The study also estimated that 157,762 women received care for complications from induced and spontaneous abortions, of the numbers, 119, 912 received care for complications from induced abortions.
Dr Angela Akol, director at Ipas Africa Alliance said in Kenya, unsafe abortion is a public health concern following increased number of cases reported, and deaths. "A lot of money is spent on post-abortion care, making unsafe abortion a public health concern because we are resource constrained. Post-abortion care is a direct consequence of unsafe abortion," Dr Akol says.
In Kenya, abortion is restricted; the law permits it under certain circumstances. An example of circumstances where abortion is permitted as per Article 26 (4) include in the opinion of a trained health professional, the need for emergency treatment, or the life of the mother is in danger, or if permitted, by any other written law.
But according to Dr Akol, the prevalence of unsafe abortion tends to be higher in countries where abortion is illegal or restricted.
"Everywhere in the world, the rate of abortion is the same, but the difference is, where there are restrictions, there are more cases of unsafe abortion because women resort to unqualified personnel in the backstreets due to stigma, and for fear of prosecution," said Akol.
She said generally, including in Kenya, unsafe abortion is mostly reported among poor or otherwise marginalised women, individuals who are not able to afford services from a trained medical practitioner.
"Cases of unsafe abortion are also more in rural areas, and among people with less education, and cuts across ages, but is more observed in young adults, and older women," said Akol.
According to Dr Akol, to prevent unsafe abortions and deaths, said there is a need of preventing unwanted pregnancy, by expanding access to contraceptives, sentiments shared by Prof Kamau.
Nationally, as per KDHS 2022 report, uptake of family planning in Kenya stands at 63 per cent, of which, 57 per cent represents those using modern family planning methods, whereas six per cent represents traditional methods.
Dr Akol added that youth should be provided with sex education, to enable them to know what options are in place, to prevent unintended pregnancies.

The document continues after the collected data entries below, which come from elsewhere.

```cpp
int fac_pack_conv_w_bwd(const float* v, const float* scale, float* packed, int C_out, int C_in, int K, int C_in_pad,
                        fac_stream_t stream);
int fac_pad_fold_bwd(const float* dxpad, float* dx, int B, int C, int T, int Tp, int pad_left, int pad_mode,
                     fac_stream_t stream);
int fac_pad_fold_edges(float* dxpad, int B, int C, int T, int Tp, int pad_left, fac_stream_t stream);
int64_t fac_conv1d_bwd_weight_ws_bytes(int B, int C_in, int C_out, int T_out, int K);
int fac_conv1d_bwd_weight(const float* x, const float* dy, float* dw, void* ws, int64_t ws_bytes, int B, int C_in,
                          int T_in, int C_out, int T_out, int K, int stride, int dilation, int pad_left, int pad_mode,
                          int K1, int dilation2, fac_stream_t stream);
int64_t fac_conv1d_bwd_weight_k1_ws_bytes(int B, int C_in, int C_out, int T);
int64_t fac_conv1d_bwd_weight_k1_ws_bytes_for(const float* x, const float* dy, int B, int C_in, int C_out, int T);
int fac_conv1d_bwd_weight_k1(const float* x, const float* dy, float* dw, float* db, void* ws, int64_t ws_bytes, int B, int C_in, int C_out,
                             int T, fac_stream_t stream);
int64_t fac_conv1d_bwd_weight_taps_tx(int T_out, int K, int K1, int dilation, int dilation2);
int64_t fac_conv1d_bwd_weight_taps_ws_bytes(int B, int C_in, int C_out, int T_out, int K, int K1, int dilation, int dilation2);
int64_t fac_conv1d_bwd_weight_taps_ws_bytes_for(const float* dy, int B, int C_in, int C_out, int T_out, int K, int K1, int dilation,
                                                int dilation2);
int fac_conv1d_bwd_weight_taps(const float* xpad, const float* dy, float* dw, float* db, void* ws, int64_t ws_bytes, int B, int C_in, int Tx,
                               int C_out, int T_out, int K, int K1, int dilation, int dilation2, fac_stream_t stream);
int64_t fac_conv1d_bwd_weight_split_ws_bytes(int B, int C_in, int T_in, int C_out, int T_out, int K, int stride, int dilation,
                                             int K1, int dilation2);
int fac_conv1d_bwd_weight_split_form(int B, int C_in, int T_in, int C_out, int T_out, int K, int stride, int dilation, int K1,
                                     int dilation2, int want_db, int* form);
int fac_conv1d_bwd_weight_split(const float* x, const float* dy, float* dw, void* ws, int64_t ws_bytes, int B, int C_in, int T_in,
                                int C_out, int T_out, int K, int stride, int dilation, int pad_left, int pad_mode, int K1,
                                int dilation2, fac_stream_t stream);
int fac_conv1d_bwd_weight_split_db_ok(int B, int C_in, int T_in, int C_out, int T_out, int K, int stride, int dilation, int K1,
                                      int dilation2);
int fac_conv1d_bwd_weight_split_db(const float* x, const float* dy, float* dw, float* db, void* ws, int64_t ws_bytes, int B, int C_in,
                                   int T_in, int C_out, int T_out, int K, int stride, int dilation, int pad_left, int pad_mode, int K1,
                                   int dilation2, fac_stream_t stream);
int fac_weight_norm_bwd(const float* v, const float* g, const float* dw, float* dv, float* dg, int n_rows, int row_len,
                        fac_stream_t stream);
int fac_snake_bwd(const float* x, const float* alpha, const float* dy, float* dx, float* dalpha, float* scratch, int B, int C,
                  int T, fac_stream_t stream);
int fac_snake_bwd_fused(const float* x, const float* alpha, const float* dy, const float* add, float* dx, float* dalpha,
                        float* dbias, float* scratch, int B, int C, int T, fac_stream_t stream);
int fac_snake_bwd_fused_rs(const float* x, const float* alpha, const float* dy, long long dy_row_stride, const float* add, float* dx,
                           float* dalpha, float* dbias, float* scratch, int B, int C, int T, fac_stream_t stream);
int fac_bias_grad(const float* dy, float* db, float* scratch, int B, int C, int T, fac_stream_t stream);
// ... 134 lines not shown
```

According to the Ministry's report, addressing unsafe abortion in Kenya requires strengthening governmental institutions and agencies mandated to protect women's health to implement life-saving measures within the limits of the law. The measures include promoting women's access to quality post-abortion care, including post-abortion family planning counselling, and improved provision and education about family planning.
Increasing access for both women and men to effective contraceptive methods, particularly long-acting reversible contraceptives, was also listed as an alternative to avert unsafe abortions.